Она смотрит на меня без намека на улыбку. Придется мне не ограничиваться убогой имитацией Джона Макинроя, а придумать что-то поумнее.

– Ну давай достанем твои вещи? – Я расстегиваю молнию, и из сумки вылезает ком одежды и прочего барахла. – Почему у тебя джемпер Мэри-Вероники? – Я показываю Беллс на кусочек ленты с именем, какие мы пришивали когда-то в школе на спортивную одежду и носки. – Беллс, у тебя мало летних нарядов. Тут все, что ты взяла с собой? Несколько маек, странные свитера и пара штанов? О, постой, тут у тебя розовая блузка, на которой написано, что она принадлежит Джессике Холл. Думаю, что тебе нужно купить что-то новенькое. – Я разговариваю скорее с собой, чем с ней. – Убери все это в шкаф, а я пойду приготовлю рыбу и картошку. Договорились? Ты ведь любишь есть по пятницам картофельные чипсы, правда?

– У тебя сморщенные чипсы, какие делает мама?

– Я приготовлю хрустящие, такие, как у тети Агнес.

– О-о, – отзывается она, и совсем непонятно, довольна она или нет. – Как поживает тетя Агнес?

– Думаю, что нормально.

– А дядя Роджер? Он умер. Бедный дядя Роджер.

– Я знаю. Тетя Агнес тоже бедная. Теперь ей одиноко.

– Бедная тетя Агнес.

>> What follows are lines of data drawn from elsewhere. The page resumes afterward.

@@ -354,30 +382,30 @@
 #pragma unroll
     for (int i = 0; i < NL; ++i) r.l[i] = out[i];
 }
-template <class InjFn>
+template <bool UM = false, class InjFn>
 C12381_HD void fp_mul_inj(fp& r, const fp& a, const fp& b, InjFn inj, double inj_vb, double inj_lb) {
     C12381_COUNT(27, 0);
     fp t;
-    fp_reduce_cols_inj(t, [&](int k, int64_t& acc) {
+    fp_reduce_cols_inj<UM>(t, [&](int k, int64_t& acc) {
 #pragma unroll
         for (int i = 0; i < NL; ++i) { const int j = k - i; if (j >= 0 && j < NL) { acc += (int64_t)a.l[i] * b.l[j]; } }
     }, inj);
     (void)inj_vb; (void)inj_lb;
-    C12381_BOUNDS({ check_actual(a, "fp_mul_inj"); check_actual(b, "fp_mul_inj"); set_inj_bounds(t, a.lb * b.lb, a.vb * b.vb, inj_vb, inj_lb, "fp_mul_inj"); })
+    C12381_BOUNDS({ check_actual(a, "fp_mul_inj"); check_actual(b, "fp_mul_inj"); set_inj_bounds(t, a.lb * b.lb, a.vb * b.vb, inj_vb, inj_lb, "fp_mul_inj", UM); })
     r = t;
 }
-template <class InjFn>
+template <bool UM = false, class InjFn>
 C12381_HD void fp_sqr_inj(fp& r, const fp& a, InjFn inj, double inj_vb, double inj_lb) {
     C12381_COUNT(27, 0);
     fp t, a2;
     fp_raw_dbl(a2, a);
-    fp_reduce_cols_inj(t, [&](int k, int64_t& acc) {
+    fp_reduce_cols_inj<UM>(t, [&](int k, int64_t& acc) {
 #pragma unroll
         for (int i = 0; i < NL; ++i) { const int j = k - i; if (j > i && j < NL) { acc += (int64_t)a2.l[i] * a.l[j]; } }
         if ((k & 1) == 0 && k / 2 < NL) { acc += (int64_t)a.l[k / 2] * a.l[k / 2]; }
     }, inj);
     (void)inj_vb; (void)inj_lb;
-    C12381_BOUNDS({ check_actual(a, "fp_sqr_inj"); set_inj_bounds(t, a.lb * a.lb, a.vb * a.vb, inj_vb, inj_lb, "fp_sqr_inj"); })
+    C12381_BOUNDS({ check_actual(a, "fp_sqr_inj"); set_inj_bounds(t, a.lb * a.lb, a.vb * a.vb, inj_vb, inj_lb, "fp_sqr_inj", UM); })
     r = t;
 }
 C12381_HD void fp_norm1_dbl(fp& r, const fp& a) {
@@ -412,23 +440,23 @@
                     set_bounds(r, top > 268435456.0 ? top : 268435456.0, vb, "fp_lincomb3p"); check_actual_vb(r, "fp_lincomb3p value"); })
 }
 
-template <bool SUB>
+template <bool SUB, bool UM = false>
 C12381_HD void fp_mul2(fp& r, const fp& a, const fp& b, const fp& c, const fp& d);
 
 #ifdef C12381_CHECK_BOUNDS
-inline void set_lazy_bounds(fp& r, double sum_lblb, double sum_vbvb, const char* where) {
-    double col = 14.0 * sum_lblb + 14.0 * 72057594037927936.0 + 1099511627776.0;
+inline void set_lazy_bounds(fp& r, double sum_lblb, double sum_vbvb, const char* where, bool um = false) {
+    double col = 14.0 * sum_lblb + redc_col(um) + 1099511627776.0;
     if (col >= 9223372036854775808.0) bounds_fail(where, sum_lblb, sum_vbvb);
     if (sum_vbvb > 1.0e6) bounds_fail("lazy form value bound", sum_vbvb, 0);
-    double vb = sum_vbvb * P_OVER_R + 1.0;
+    double vb = sum_vbvb * P_OVER_R + redc_vb(um);
     double top = vb * TOP_PER_P + 2.0;
     set_bounds(r, top > 268435456.0 ? top : 268435456.0, vb, where);
 }
-inline void set_inj_bounds(fp& r, double sum_lblb, double sum_vbvb, double inj_abs, double inj_lb, const char* where) {
-    double col = 14.0 * sum_lblb + 14.0 * 72057594037927936.0 + 1099511627776.0 + inj_lb;
+inline void set_inj_bounds(fp& r, double sum_lblb, double sum_vbvb, double inj_abs, double inj_lb, const char* where, bool um) {
+    double col = 14.0 * sum_lblb + redc_col(um) + 1099511627776.0 + inj_lb;
     if (col >= 9223372036854775808.0) bounds_fail(where, sum_lblb, inj_lb);
     if (sum_vbvb > 1.0e6) bounds_fail("injected form value bound", sum_vbvb, 0);
-    double vb = sum_vbvb * P_OVER_R + 1.0 + inj_abs;
+    double vb = sum_vbvb * P_OVER_R + redc_vb(um) + inj_abs;
     double top = vb * TOP_PER_P + 2.0;
     set_bounds(r, top > 268435456.0 ? top : 268435456.0, vb, where);
     check_actual_vb(r, where);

А как мама?

– Ну ты ведь знаешь, что она уехала на отдых.

– А как папа?

– Он тоже уехал на отдых. Им сейчас хорошо. Они во Франции.

– Во Франции, правильно. А как бабушка из Норфолка?

Мама нашей мамы, бабушка, жила в Норфолке, поэтому мы ее так и называли. Я не знала, как у нее дела. Я не разговаривала с ней месяцами.

– Гляди, тут у тебя есть музыкальная установка, – показываю я, пытаясь остановить цепь вопросов про клан Флетчеров.

Я слышу свой голос и удивляюсь. Я же не могу говорить с ней, как с десятилетней?

– Между прочим, ты скоро познакомишься с Сэмом, – обещаю я.

Сэм. Я по-прежнему нервничаю и со страхом жду его возвращения домой. Когда я попыталась ему позвонить, его секретарша сказала, что он либо «разговаривает по другому телефону», либо «на заседании». Он хорошо ее вымуштровал.

– Он с нетерпением ждет встречи с тобой. Ты будешь умницей, правда? – Я не могу удержаться и добавляю: – Никакой драмы, правильно. Мы с тобой замечательно проведем эти две недели, не так ли?

– Никакой драмы, – повторяет она.

– Вот и хорошо. Спускайся вниз, когда будешь готова.

Пока картофель жарится, я успеваю прикончить вторую порцию водки. Все последние дни я считала минуты до того момента, когда вечером я смогу себе позволить выпить. Долой чашку чая, мне требуется сразу что-то крепкое. Первый барьер я одолела. Беллс здесь, и мы с ней вроде бы нормально ладим. Второй и серьезный барьер – ее встреча с Сэмом.

Из спальни Беллс начинает звучать Стиви Уандер. Я мчусь наверх и распахиваю дверь. Беллс, стоя на кровати, прикалывает постер с Дэвидом Бекхэмом.

Симпатичная белая комната теперь вся покрыта футбольными эмблемами и стикерами; на двери появился постер с «Битлз» с крупной надписью «СЕКС, НАРКОТИКИ И РОК-Н-РОЛЛ». Мне это напоминает спальню Беллс в родительском доме. У нее была хозяйская спальня с раковиной, которой я завидовала, обои с цветочным бордюром. Но Беллс обои не нравились, она нарисовала на них кошек и зайцев и приколола постеры с ее любимыми поп-звездами Стиви Уандером, Дэвидом Боуи и «Битлз». Помнится, на стене была и фотография Боба Марли. Мама не возражала против испорченных стен. В этом отношении она была либеральной и многое нам позволяла.